- Kendrick around 1870
- Born: 29 December 1815 Maury County, Tennessee, U.S.
- Died: 2 October 1891 (aged 75) Downey, Los Angeles, California, U.S.
- Burial place: Evergreen Cemetery, Los Angeles, California, U.S.
- Education: Bacon College (M.D.) (now Transylvania University), Franklin College (Hon. M.A.)
- Spouse: ; Mary Wade Forbes ​ ​(m. 1840; died 1884)​
- Children: 9
- Parents: Jesse Kendrick (father); Mary Parker (mother);
- Relatives: Allen Kendrick, Carroll Kendrick, John Parker, Daniel Parker, Parker Family
- Religion: Christianity (Churches of Christ)
- Writings: Millennial Harbinger (contributor); Gospel Advocate (contributor); Ecclesiastic Reformer (editor); Christian Philanthropist (editor); Christian Journal (editor); Live Religious Issues of the Day: Rules and Principles for Bible Study (1890); Rules for Bible Study (1946);

= Carroll Kendrick (minister) =

American missionary and minister (1815–1891)

Carroll Kendrick (December 29, 1815 – October 2, 1891) was a clergy member within the Restoration Movement, a Christian movement that began in the early 19th century, led by Barton W. Stone and Alexander Campbell. Kendrick was a physician as well as a minister, editor, and publisher in the Christian Church (Disciples of Christ).
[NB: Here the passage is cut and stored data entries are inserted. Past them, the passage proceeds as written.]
+template <int K>
+__global__ __launch_bounds__(512) void flow_layer_kernel(const FlowLayerArgs a) {
+  extern __shared__ uint4 flow_lds[];
+  const int tid = threadIdx.x, nthr = blockDim.x, lane = tid & 63, wave = tid >> 6, nw = nthr >> 6;
+  const int i = lane & 31, h = lane >> 5;
+  const int b = blockIdx.y, w0 = blockIdx.x * a.W, g0 = w0 - a.R;
+  const int NB = a.NB, hid = a.hid, half = a.half, T = a.T, nbn = NB / 32;
+  const int len = a.lens ? a.lens[b] : T;
+  float* zb = a.z + (long)b * a.bs;
+  const int x1row = a.flip ? half - 1 : half, x1step = a.flip ? -1 : 1;
+  if (w0 >= len) {
+    const int nc = min(a.W, T - w0);
+    for (int t = tid; t < half * nc; t += nthr) {
+      const int c = t / nc, p = t - c * nc;
+      zb[(long)(x1row + x1step * c) * T + w0 + p] = 0.f;
+    }
+    return;
+  }
+  const int rpre = a.cv[0].nchunk * 16, rmax = max(hid, rpre), wrow = NB + 2 * a.pmax;
+  float* Hf = reinterpret_cast<float*>(flow_lds);
+  float* Wo = Hf + hid * NB;
+  uint4* As = reinterpret_cast<uint4*>(Wo + rmax * NB);
+  uint4* Hs = As + rmax / 4 * NB;
+  unsigned ovf = 0;
+
+  auto split = [&](const float* src, int nch, uint4* dst, int wr_, int poff, int bit) {
+    for (int t = tid; t < nch * 2 * wr_; t += nthr) {
+      const int ch2 = t / wr_, q = t - ch2 * wr_, p = q - poff;
+      half8 hi, lo;
+      const bool in = p >= 0 && p < NB;
+      const int tt = g0 + p;
+      const bool own = in && tt >= w0 && tt < w0 + a.W && tt < T;
+#pragma unroll
+      for (int c = 0; c < 8; ++c) {
+        const float v = in ? src[(ch2 * 8 + c) * NB + p] : 0.f;
+        if (own && !(fabsf(v) < kH3ActLimit)) ovf |= 1u << bit;
+        const _Float16 vh = (_Float16)v;
+        hi[c] = vh;
+        lo[c] = (_Float16)((v - (float)vh) * kH3Scale);
+      }
+      dst[((ch2 >> 1) * 4 + (ch2 & 1)) * wr_ + q] = __builtin_bit_cast(uint4, hi);
+      dst[((ch2 >> 1) * 4 + 2 + (ch2 & 1)) * wr_ + q] = __builtin_bit_cast(uint4, lo);
+    }
+  };
+
+  for (int t = tid; t < rpre * NB; t += nthr) {
+    const int r = t / NB, p = t - r * NB, tt = g0 + p;
+    const int row = a.flip ? a.inter - 1 - r : r;
+    Wo[t] = (r < half && tt >= 0 && tt < T) ? zb[(long)row * T + tt] : 0.f;
+  }
+  __syncthreads();
+  split(Wo, a.cv[0].nchunk, As, NB, 0, 0);
+  __syncthreads();
+  for (int it = wave; it < (hid / 32) * nbn; it += nw) {
+    const int m = it / nbn, p = (it - m * nbn) * 32 + i, tt = g0 + p;
+    const bool live = tt >= 0 && tt < len;
+    f32x16 v;
+    flow_block<4, true>(v, a.cv[0], m * 32, i, h, As, NB, p);
+#pragma unroll
+    for (int r = 0; r < 16; ++r) Hf[(m * 32 + 4 * h + (r & 3) + 8 * (r >> 2)) * NB + p] = live ? v[r] : 0.f;
+  }
+  __syncthreads();
+  const float* gcb = a.gc + (long)b * a.gstride;
+  for (int l = 0; l < 3; ++l) {
+    const FlowConv& ci = a.cv[1 + 2 * l];
+    const FlowConv& cr = a.cv[2 + 2 * l];
+    split(Hf, hid / 16, Hs, wrow, a.pmax, 1 + 2 * l);
+    __syncthreads();
+    for (int it = wave; it < (hid / 32) * nbn; it += nw) {
+      const int m = it / nbn, p = (it - m * nbn) * 32 + i, tt = g0 + p;
+      const bool live = tt >= 0 && tt < len;
+      const bool own = tt >= w0 && tt < w0 + a.W && tt < T;
+      const int col = p + a.pmax - (K - 1) / 2;
+      f32x16 va, vb;
+      flow_block<K, false>(va, ci, m * 32, i, h, Hs, wrow, col);
+      flow_block<K, false>(vb, ci, hid + m * 32, i, h, Hs, wrow, col);
+      const float* ga = gcb + l * 2 * hid + m * 32 + 4 * h;
+      typedef _Float16 half4 __attribute__((ext_vector_type(4)));
+#pragma unroll
+      for (int g = 0; g < 4; ++g) {
+        half4 hi, lo;
+#pragma unroll
+        for (int q = 0; q < 4; ++q) {
+          const int r = 4 * g + q;
+          const float ta = (live ? va[r] : 0.f) + ga[8 * g + q];
+          const float sa = (live ? vb[r] : 0.f) + ga[hid + 8 * g + q];
+          const float v = flow_gate(ta, sa);
+          if (own && !(fabsf(v) < kH3ActLimit)) ovf |= 1u << (2 + 2 * l);
+          const _Float16 vh = (_Float16)v;
+          hi[q] = vh;
+          lo[q] = (_Float16)((v - (float)vh) * kH3Scale);
+        }
+        const int e = ((m * 2 + (g >> 1)) * 4 + (g & 1)) * NB + p;
+        char* base = reinterpret_cast<char*>(As);
+        *reinterpret_cast<half4*>(base + (long)e * 16 + 8 * h) = hi;
+        *reinterpret_cast<half4*>(base + (long)(e + 2 * NB) * 16 + 8 * h) = lo;
+      }
+    }
+    __syncthreads();
+    const bool first = l == 0, last = l == 2;
+    for (int it = wave; it < (cr.cout_gp / 32) * nbn; it += nw) {
+      const int m = it / nbn, p = (it - m * nbn) * 32 + i, tt = g0 + p;
+      const bool live = tt >= 0 && tt < len;
+      f32x16 v;
+      flow_block<4, true>(v, cr, m * 32, i, h, As, NB, p);
+      const bool skip = last || m * 32 >= hid;
+      const int row0 = (skip && !last ? m * 32 - hid : m * 32) + 4 * h;
+#pragma unroll
+      for (int r = 0; r < 16; ++r) {
+        const int e = (row0 + (r & 3) + 8 * (r >> 2)) * NB + p;
+        const float y = live ? v[r] : 0.f;
+        if (!skip) {
+          Hf[e] = live ? Hf[e] + y : 0.f;
+        } else {
+          const float o = first ? y : Wo[e] + y;
+          Wo[e] = last ? (live ? o : 0.f) : o;
+        }
+      }
+    }
+    __syncthreads();
+  }
+  const FlowConv& cp = a.cv[7];
+  split(Wo, hid / 16, As, NB, 0, 7);
+  __syncthreads();
+  for (int it = wave; it < (cp.cout_gp / 32) * nbn; it += nw) {
+    const int m = it / nbn, p = (it - m * nbn) * 32 + i, tt = g0 + p;
+    const bool live = tt >= 0 && tt < len;
+    const bool own = tt >= w0 && tt < w0 + a.W && tt < T;
+    f32x16 v;
+    flow_block<4, true>(v, cp, m * 32, i, h, As, NB, p);
+#pragma unroll
+    for (int r = 0; r < 16; ++r) {
+      const int c = m * 32 + 4 * h + (r & 3) + 8 * (r >> 2);
+      if (own && c < half) {
+        float* px = zb + (long)(x1row + x1step * c) * T + tt;
+        const float mv = live ? v[r] : 0.f;
+        float o = *px - mv;
+        if (tt >= len) o = 0.f;
+        *px = o;
+      }
+    }
+  }
+#pragma unroll
+  for (int j = 0; j < 8; ++j)
+    if (ovf & (1u << j)) report_h3_overflow(a.ovf, a.cv[j].word, a.seq0 + j);
+}
+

==Early life and education==
Carroll Kendrick was born on December 29, 1815, in Maury County, Tennessee. He lived in Alabama, Kentucky, and Texas before moving to California. His brother was fellow Christian Church minister Allen Kendrick. His parents were Jesse Kendrick and Mary Jane Parker Kendrick. His parents were divorced in Tippah County, Mississippi in 1841. His father Jesse Kendrick moved to Miller County, Missouri. His mother was a sister of Daniel Parker, noted predestinarian Baptist minister. His grandfather was John Parker, who was killed in the Fort Parker massacre. His nephew and namesake was politician Carroll Kendrick. Kendrick married Mary Wade Forbes near Stanford, Kentucky, on October 15, 1840. They had nine children. Kendrick was educated at Bacon College (now Transylvania University), Harrodsburg, Kentucky, and received an honorary M.A. from Franklin College.

He moved to Texas in 1851 as a missionary and supported his family by farming, practicing medicine, and preaching. Kendrick was a prominent revivalist and was largely responsible for beginning the practice of holding camp meetings for Christian churches in Texas; he conducted meetings through East Texas and on the Western frontier. He lived at Palestine, Salado, Bryan, and Bastrop. He moved to Oakland, California in 1874, before moving to Southern California in 1879.

==Writing, publishing, and editing==
Kendrick wrote for many Christian periodicals, including the Millennial Harbinger, the Gospel Advocate, the Ecclesiastic Reformer, and the Christian Philanthropist. With his brother, Allen Kendrick, he was founding publisher and editor of the Christian Journal (1845-1846) the Ecclesiastic Reformer in Kentucky before he moved to Texas. He became the first Christian Church publisher of a religious periodical in Texas in 1855 when he published the Christian Philanthropist, which merged with the Tennessee Gospel Advocate in September 1856. The Philanthropist was reissued for several months beginning in August 1866 but was again merged with the Advocate, and Kendrick conducted the Texas department. He wrote a volume called Live Religious Issues of the Day: Rules and Principles for Bible Study (1890). Part of this work was reprinted as Rules for Bible Study in 1946.

==Death==
Carroll Kendrick died at the age of 75 on October 2, 1891 at Downey City, California. He was buried near central Los Angeles, California in Evergreen Cemetery.